ACTION ITEM:
Find the lines in the records that carry the word "aligned". Copy each one.

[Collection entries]
__global__ void __launch_bounds__(1024) prefix_blocks_kernel(ulonglong2 *bs, int64_t nb, const uint8_t *file, int64_t n,
                                                             int mode, ScanTotals *tot) {
    __shared__ uint64_t s_a[32], s_b[32];
    __shared__ uint64_t s_ca, s_cb;
    const int lane = threadIdx.x & 31, warp = threadIdx.x >> 5;
    if (threadIdx.x == 0) { s_ca = 0; s_cb = (mode == 0 && n > 0 && file[0] == '>') ? 1u : 0u; }
    __syncthreads();
    for (int64_t b0 = 0; b0 < nb; b0 += 1024) {
        const int64_t i = b0 + threadIdx.x;
        const ulonglong2 v = i < nb ? bs[i] : make_ulonglong2(0, 0);
        uint64_t a = v.x, b = v.y;
#pragma unroll
        for (int d = 1; d < 32; d <<= 1) {
            const uint64_t oa = (uint64_t)shfl_up_i64((int64_t)a, d), ob = (uint64_t)shfl_up_i64((int64_t)b, d);
            if (lane >= d) { a += oa; b += ob; }
        }
        if (lane == 31) { s_a[warp] = a; s_b[warp] = b; }
        __syncthreads();
        uint64_t wa = 0, wb = 0;
        for (int w = 0; w < warp; ++w) { wa += s_a[w]; wb += s_b[w]; }
        const uint64_t ca = s_ca, cb = s_cb;
        if (i < nb) bs[i] = make_ulonglong2(ca + wa + a - v.x, cb + wb + b - v.y);
        __syncthreads();
        if (threadIdx.x == 1023) { s_ca = ca + wa + a; s_cb = cb + wb + b; }
        __syncthreads();
    }
    if (threadIdx.x == 0) {
        const bool virt = n > 0 && file[n - 1] != '\n';
        tot->nl = s_ca; tot->hdr = s_cb; tot->n_eff = n + (virt ? 1 : 0);
    }
}

__global__ void __launch_bounds__(PS_THREADS) prefix_expand_kernel(const uint2 *rc, const ulonglong2 *bs, ulonglong2 *ex,
                                                                 int64_t nreg) {
    __shared__ uint32_t s_a[PS_THREADS / 32], s_b[PS_THREADS / 32];
    const int lane = threadIdx.x & 31, warp = threadIdx.x >> 5;
    const size_t r0 = (size_t)blockIdx.x * PS_BLOCK + (size_t)threadIdx.x * PS_PER_THREAD;
    const uint4 *p = reinterpret_cast<const uint4 *>(rc + r0);
    uint32_t c[PS_PER_THREAD];
    uint32_t a = 0, b = 0;
#pragma unroll
    for (int i = 0; i < PS_PER_THREAD / 2; ++i) {
        const uint4 q = p[i];
        c[2 * i] = q.x; c[2 * i + 1] = q.z;
        a += (q.x & 0xffffu) + (q.z & 0xffffu);
        b += (q.x >> 16) + (q.z >> 16);
    }
    uint32_t ia = a, ib = b;
#pragma unroll
    for (int d = 1; d < 32; d <<= 1) {
        const uint32_t oa = __shfl_up_sync(0xffffffffu, ia, d), ob = __shfl_up_sync(0xffffffffu, ib, d);
        if (lane >= d) { ia += oa; ib += ob; }
    }
    if (lane == 31) { s_a[warp] = ia; s_b[warp] = ib; }
    __syncthreads();
    uint32_t wa = 0, wb = 0;
    for (int w = 0; w < warp; ++w) { wa += s_a[w]; wb += s_b[w]; }
    const ulonglong2 bb = bs[blockIdx.x];
    uint64_t ea = bb.x + wa + ia - a, eb = bb.y + wb + ib - b;
#pragma unroll
    for (int i = 0; i < PS_PER_THREAD; ++i) {
        if ((int64_t)(r0 + i) < nreg) ex[r0 + i] = make_ulonglong2(ea, eb);
        ea += c[i] & 0xffffu; eb += c[i] >> 16;
    }
}

__device__ __forceinline__ int64_t find_first_of2(const uint8_t *h, int64_t limit, uint32_t a4, uint32_t b4, int *which) {
    const int mis = (int)((uintptr_t)h & 3);
    const uint32_t *wp = reinterpret_cast<const uint32_t *>(h - mis);
    *which = 0;
    for (int64_t k = -mis; k < limit; k += 16, wp += 4) {
        const uint32_t w0 = wp[0], w1 = wp[1], w2 = wp[2], w3 = wp[3];
        uint32_t ma[4] = {byte_eq_mask(w0, a4), byte_eq_mask(w1, a4), byte_eq_mask(w2, a4), byte_eq_mask(w3, a4)};
        uint32_t mb[4] = {byte_eq_mask(w0, b4), byte_eq_mask(w1, b4), byte_eq_mask(w2, b4), byte_eq_mask(w3, b4)};
#pragma unroll
        for (int i = 0; i < 4; ++i) {
            uint32_t m = ma[i] | mb[i];
            const int64_t kk = k + 4 * i;
            if (kk < 0) m &= 0xffffffffu << (8 * (int)(-kk));
            if (m) {
                const int byte = (__ffs(m) - 1) >> 3;
                const int64_t pos = kk + byte;
                if (pos >= limit) return limit;
                *which = ((mb[i] >> (8 * byte)) & 0x80u) ? 2 : 1;
                return pos;
            }
        }
    }
    return limit;
}

struct Prev2 {
    int64_t  pos1, pos0;
    uint32_t h1, h0;
};

template <int MODE>
__device__ __forceinline__ uint32_t is_hdr_at(const ScanParams &P, int64_t x) {
    return (MODE == 0 && x < P.n && P.file[x] == '>') ? 1u : 0u;
}
__device__ __forceinline__ bool nl_at(const ScanParams &P, int64_t x) {
    return x < P.n ? P.file[x] == '\n' : (x == P.n && P.n > 0 && P.file[P.n - 1] != '\n');
}
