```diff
@@ -677,31 +718,6 @@
     return __longlong_as_double(((long long)v[1] << 32) | (unsigned)v[0]);
   };
   const unsigned rl = rq + (unsigned)l;
-  double A[NS][KP];
-  double c1P[J0], c1[J0][NS];
-  sfor<J0>([&](auto jj) {
-    constexpr int j = decltype(jj)::value, J1 = j + 1;
-    c1P[j] = rw(rq + (unsigned)((pre && l > J1) ? l - J1 : 0), (unsigned)FR::col(j));
-    sfor<NS>([&](auto rr) {
-      constexpr int r = decltype(rr)::value;
-      if constexpr (J1 == J0 && r == 0)
-        c1[j][r] = rwb(rec_off(l != 0, (int)rl), (unsigned)(FR::col(j) + J0 + 16 * r - J1));
-      else
-        c1[j][r] = rw(rl, (unsigned)(FR::col(j) + J0 + 16 * r - J1));
-    });
-  });
-  sfor<KT - 2>([&](auto jj) {
-    constexpr int jl = decltype(jj)::value, j = J0 + jl, J1 = jl + 1;
-    sfor<NS>([&](auto rr) {
-      constexpr int r = decltype(rr)::value;
-      if constexpr (16 * r >= J1) {
-        A[r][j] = rw(rl, (unsigned)(FR::col(j) + 16 * r - J1));
-      } else if constexpr (16 * r + 15 >= J1) {
-        const int t = l + 16 * r;
-        A[r][j] = rwb(rec_off(t >= J1, (int)rq + t - J1), (unsigned)FR::col(j));
-      }
-    });
-  });
   double dg[(KP + 15) / 16];
   sfor<(KP + 15) / 16>([&](auto rr) {
     constexpr int r = decltype(rr)::value;
@@ -732,6 +748,33 @@
     bt[r] = __longlong_as_double(((long long)vb[1] << 32) | (unsigned)vb[0]);
     ta[r] = __longlong_as_double(((long long)vt[1] << 32) | (unsigned)vt[0]);
   });
+  double A[NS][KP];
+  double c1P[J0], c1[J0][NS];
+  sfor<J0>([&](auto jj) {
+    constexpr int j = decltype(jj)::value, J1 = j + 1;
+    c1P[j] = rw(rq + (unsigned)((pre && l > J1) ? l - J1 : 0), (unsigned)FR::col(j));
+    sfor<NS>([&](auto rr) {
+      constexpr int r = decltype(rr)::value;
+      if constexpr (J1 == J0 && r == 0)
+        c1[j][r] = rwb(rec_off(l != 0, (int)rl), (unsigned)(FR::col(j) + J0 + 16 * r - J1));
+      else
+        c1[j][r] = rw(rl, (unsigned)(FR::col(j) + J0 + 16 * r - J1));
+    });
+  });
+  float xv[LY::NV];
+  tq40_load_xb<KP>(slab, g0, valid, gi, l, c.k, xv);
+  sfor<KT - 2>([&](auto jj) {
+    constexpr int jl = decltype(jj)::value, j = J0 + jl, J1 = jl + 1;
+    sfor<NS>([&](auto rr) {
+      constexpr int r = decltype(rr)::value;
+      if constexpr (16 * r >= J1) {
+        A[r][j] = rw(rl, (unsigned)(FR::col(j) + 16 * r - J1));
+      } else if constexpr (16 * r + 15 >= J1) {
+        const int t = l + 16 * r;
+        A[r][j] = rwb(rec_off(t >= J1, (int)rq + t - J1), (unsigned)FR::col(j));
+      }
+    });
+  });
 
   sfor<(KP + 15) / 16>([&](auto rr) {
     constexpr int r = decltype(rr)::value;
@@ -760,7 +803,7 @@
   });
   __syncthreads();
 
-  tq40_factor_solve<KP>(c, slab, sm, A, g0, valid, ptot, gi, q, l, info);
+  tq40_factor_solve<KP, true>(c, slab, sm, A, xv, g0, valid, ptot, gi, q, l, info);
 }
 
 hipError_t launch_fill_tq40_factor(hipStream_t s, int kp, SolveConsts c, SlabDev slab,
```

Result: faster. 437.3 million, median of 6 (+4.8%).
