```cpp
constexpr int RB16_PAD = 40;
static __global__ __launch_bounds__(512, 1) void resblock_fused16_kernel(const ResblockParams p) {
    constexpr int NT16 = 8;
    constexpr int W0 = 8 * NT16 * 16;
    constexpr int RS = W0 + 2 * RB16_PAD;
    static_assert(RS % 32 == 16, "row stride must be 16 mod 32 dwords");
    extern __shared__ __attribute__((aligned(16))) float smem[];

    const int tid = threadIdx.x;
    const int lane = tid & 63;
    const int wave = __builtin_amdgcn_readfirstlane(tid >> 6);
    const int kg = lane >> 4;
    const int l15 = lane & 15;
    const int b = blockIdx.x / p.tiles;
    const int tile = blockIdx.x - b * p.tiles;
    const int t_base = tile * p.TT - p.H;
    const int Tlim = p.row_len ? min(p.T, row_true_len(p.row_len[b], p.row_len_mul, p.row_len_add)) : p.T;
    constexpr int C = 16;
// ... 70 lines not shown
                v = (lrelu_out && v < 0.f) ? vs : v;
                dst[m * RS + RB16_PAD + c] = tok ? v : 0.f;
            }
        }
    };

    float* cur = R;
    float* oth = S;
    if (p.type == 1) {
        for (int m = 0; m < p.n_conv; m += 2) {
            conv_phase(cur, oth, nullptr, p.wfrag[m], p.bias[m], p.dil[m], true, true);
            __syncthreads();
            conv_phase(oth, cur, cur, p.wfrag[m + 1], p.bias[m + 1], p.dil[m + 1], false, false);
            __syncthreads();
        }
    } else {
        for (int m = 0; m < p.n_conv; ++m) {
            conv_phase(cur, oth, cur, p.wfrag[m], p.bias[m], p.dil[m], true, false);
            __syncthreads();
            float* tmp = cur; cur = oth; oth = tmp;
        }
    }
    float* __restrict__ yb = p.y + (size_t)b * C * p.T;
    for (int idx = tid; idx < C * p.TT; idx += 512) {
        const int row = idx / p.TT, c = idx - row * p.TT;
        const int t = tile * p.TT + c;
        if (t < p.T) {
            float v = cur[row * RS + RB16_PAD + p.H + c];
            const size_t o = (size_t)row * p.T + t;
            if (p.epi == EPI_ADD) v = yb[o] + v;
            else if (p.epi == EPI_ADD_DIV) v = (yb[o] + v) / p.div;
            yb[o] = v;
        }
    }
}

template <int NTW>
inline hipError_t launch_resblock_fused_t(const ResblockParams& p, hipStream_t s) {
    constexpr int RS = 8 * NTW * 32 + 2 * RB_PAD;
    const size_t lds = (size_t)2 * p.C * RS * sizeof(float);
    auto kern = resblock_fused_kernel<NTW>;
    static size_t attr_lds = 0;
    if (lds > attr_lds) {
        hipError_t e = hipFuncSetAttribute(reinterpret_cast<const void*>(kern), hipFuncAttributeMaxDynamicSharedMemorySize, (int)lds);
        if (e != hipSuccess) return e;
        attr_lds = lds;
    }
    hipLaunchKernelGGL(kern, dim3(p.tiles * p.B), dim3(512), lds, s, p);
    return hipGetLastError();
}

inline int resblock_window(int C) { return C <= 16 ? 1024 : 512; }
inline hipError_t launch_resblock_fused(const ResblockParams& p, hipStream_t s) {
    if (p.C == 16) {
// ... 14 lines not shown
```

### parrot_tts_amd/csrc/resblock_split.h

```cpp
#pragma once
#include "conv_split.h"

namespace parrot {

constexpr int RBS_MAX_CONVS = 8;
constexpr int RBS_MAX_BRANCH = 4;
constexpr int RBS_MAX_ALL = RBS_MAX_CONVS * RBS_MAX_BRANCH;

#ifdef RBS_TRACE
constexpr int RBS_TRACE_STAMPS = 128;
__device__ unsigned long long g_rbs_trace[8 * RBS_TRACE_STAMPS];
#define RBS_STAMP()                                                                                                   \
    do {                                                                                                              \
        if (trace_on && trace_n < RBS_TRACE_STAMPS) {                                                                 \
            const unsigned long long tt = __builtin_amdgcn_s_memtime();                                               \
            if (lane == 0) g_rbs_trace[wave * RBS_TRACE_STAMPS + trace_n] = tt;                                       \
        }                                                                                                             \
        ++trace_n;                                                                                                    \
    } while (0)
#else
#define RBS_STAMP() do {} while (0)
#endif
#ifndef RBS_EARLY_INNER
#define RBS_EARLY_INNER 1
#endif
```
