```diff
@@ -184,11 +193,16 @@
   const int nbm = (g.m + BM - 1) / BM, nbn = (g.n + BN - 1) / BN;
   const long tiles = (long)nbm * nbn;
   const long first = dma5_split_first(ctx, NnForm<K>::plain(edge), T::THREADS, T::LDS_BYTES, tiles, g.k);
-  const int acc_bits = edge ? F::acc(nullptr, g) : ga.acc;
+  int acc_bits = edge ? F::acc(nullptr, g) : ga.acc;
   auto kern = F::plain(edge);
   const int ok = allow_big_lds(kern, T::LDS_BYTES);
   if (ok != MMH_OK) return ok;
-  dma5_launch_rounds(first, tiles, [&](long workgroups, long id0) {
+  long walk = 0;
+  if constexpr (F::NN && K::SK && dma5_walk_tile(BM, BN)) {
+    if (!edge && first == tiles) walk = dma5_walk_grid(ctx, kern, BM == 128 && BN == 128, T::THREADS, T::LDS_BYTES, nbm, nbn, g.k, K::NBUF);
+  }
+  if (walk > 0) acc_bits |= kDma5WalkBit;
+  dma5_launch_rounds(walk > 0 ? walk : first, walk > 0 ? walk : tiles, [&](long workgroups, long id0) {
     std::apply([&](auto... x) {
       hipLaunchKernelGGL(kern, dim3((unsigned)workgroups), dim3(T::THREADS), T::LDS_BYTES, g.s, g.m, g.n, g.k, g.A, g.lda, g.B, g.ldb, g.C,
                          g.ldc, acc_bits | (int)((unsigned)(id0 >> 3) << 16), nbm, nbn, x...);
@@ -196,7 +210,9 @@
   });
   HIP_TRY(hipGetLastError());
   char what[kTextSize];
-  text_add(what, dma5_plain_text<K>(what, F::plain_name, edge, tiles, first < tiles), "%s", F::tag(g).c_str());
+  int at = dma5_plain_text<K>(what, F::plain_name, edge, tiles, first < tiles);
+  if (walk > 0) at = text_add(what, at, ", walked by %ld resident workgroups, %ld tiles each", walk, tiles / walk);
+  text_add(what, at, "%s", F::tag(g).c_str());
   set_last_launch(what);
   return MMH_OK;
 }
diff --git a/how-to-optimize-gemm_amd/csrc/sgemm_dma5.hpp b/how-to-optimize-gemm_amd/csrc/sgemm_dma5.hpp
--- a/how-to-optimize-gemm_amd/csrc/sgemm_dma5.hpp
+++ b/how-to-optimize-gemm_amd/csrc/sgemm_dma5.hpp
@@ -735,6 +735,11 @@
   }
 }
 
+constexpr bool dma5_walk_tile(int BM, int BN) {
+  return (BM == 128 && BN == 128) || (kAbBuild && ((BM == 64 && BN == 64) || (BM == 128 && BN == 64)));
+}
+constexpr int kDma5WalkBit = 8;
+
 template <int BM, int BN, int KB, int WTM, int WTN, int NBUF, bool EDGE = false, int NL = 1, int D = 2, int RS = 1>
 __global__ void __launch_bounds__(64 * (4 + NL))
 sgemm_mfma_dma5_kernel(int m, int n, int k, const float *__restrict__ A, int lda, const float *__restrict__ B, int ldb,
@@ -742,6 +747,7 @@
   extern __shared__ __attribute__((aligned(16))) float lds[];
   using S = Dma5Segment<BM, BN, KB, WTM, WTN, NBUF, false, EDGE, false, NL, D, false, false, RS>;
   constexpr int GM = Dma5Tile<BM, BN, KB, WTM, WTN, NBUF, NL>::GM;
+  constexpr bool WALK = !EDGE && dma5_walk_tile(BM, BN);
   int tm, tn;
   asm volatile("" ::"s"(A), "s"(B), "s"(C), "s"(lda), "s"(ldb), "s"(ldc), "s"(k));
   dma_stamp(0);
@@ -751,12 +757,51 @@
     dma5_raster<BM, BN, true>(bid, m, n, nbm, nbn, GM, tm, tn);
   } else {
     int gm = GM;
+    const bool walk = WALK && (accumulate & kDma5WalkBit) != 0;
+    if constexpr (WALK) accumulate &= ~kDma5WalkBit;
     if constexpr (kAbBuild) {
       const int ab_gm = (accumulate >> 8) & 0xff;
       accumulate &= 1;
       if (ab_gm > 0) gm = ab_gm;
     }
     block_to_tile_g(bid, nbm * nbn, nbm, nbn, gm, tm, tn);
+    if constexpr (WALK) {
+      if (walk) {
+        using SW = Dma5Segment<BM, BN, KB, WTM, WTN, NBUF, false, false, true, NL, D, false, false, RS>;
+        const int tiles = nbm * nbn, nk = k / KB;
+        int tab = -1;
+        {
+          const int v = (int)bid + (int)(threadIdx.x & 63) * (int)gridDim.x;
+          if (v < tiles) {
+            int ltm, ltn;
+            block_to_tile_g(v, tiles, nbm, nbn, gm, ltm, ltn);
+            tab = ltm | (ltn << 16);
+          }
+        }
+        typename SW::Lane LW;
+        LW.init(lda, ldb);
+        typename SW::Frags frw;
+        Dma5Link linkw;
+        int no_reply_w = 0;
+        auto walk_tiles = [&]() {
+          for (int i = 0;; ++i) {
+            const int cur = __builtin_amdgcn_readlane(tab, i), nxt = __builtin_amdgcn_readlane(tab, i + 1);
+            Dma5Next nx;
+            if (nxt >= 0) {
+              nx.tm = nxt & 0xffff;
+              nx.tn = nxt >> 16;
+              nx.len = nk;
+            }
+            SW::run(lds, LW, m, n, k, A, lda, B, ldb, C, ldc, cur & 0xffff, cur >> 16, 0, nk, accumulate != 0, nullptr, nullptr, frw,
+                    linkw, nx, nullptr, no_reply_w);
+            if (nxt < 0) break;
+          }
+        };
+        if (LW.loader) walk_tiles();
+        else walk_tiles();
+        return;
+      }
+    }
   }
   typename S::Lane L;
   L.init(lda, ldb);
```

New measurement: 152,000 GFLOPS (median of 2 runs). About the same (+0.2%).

ANSWER BELOW:
    extern __shared__ __attribute__((aligned(16))) float smem[];
   extern __shared__ __attribute__((aligned(16))) float lds[];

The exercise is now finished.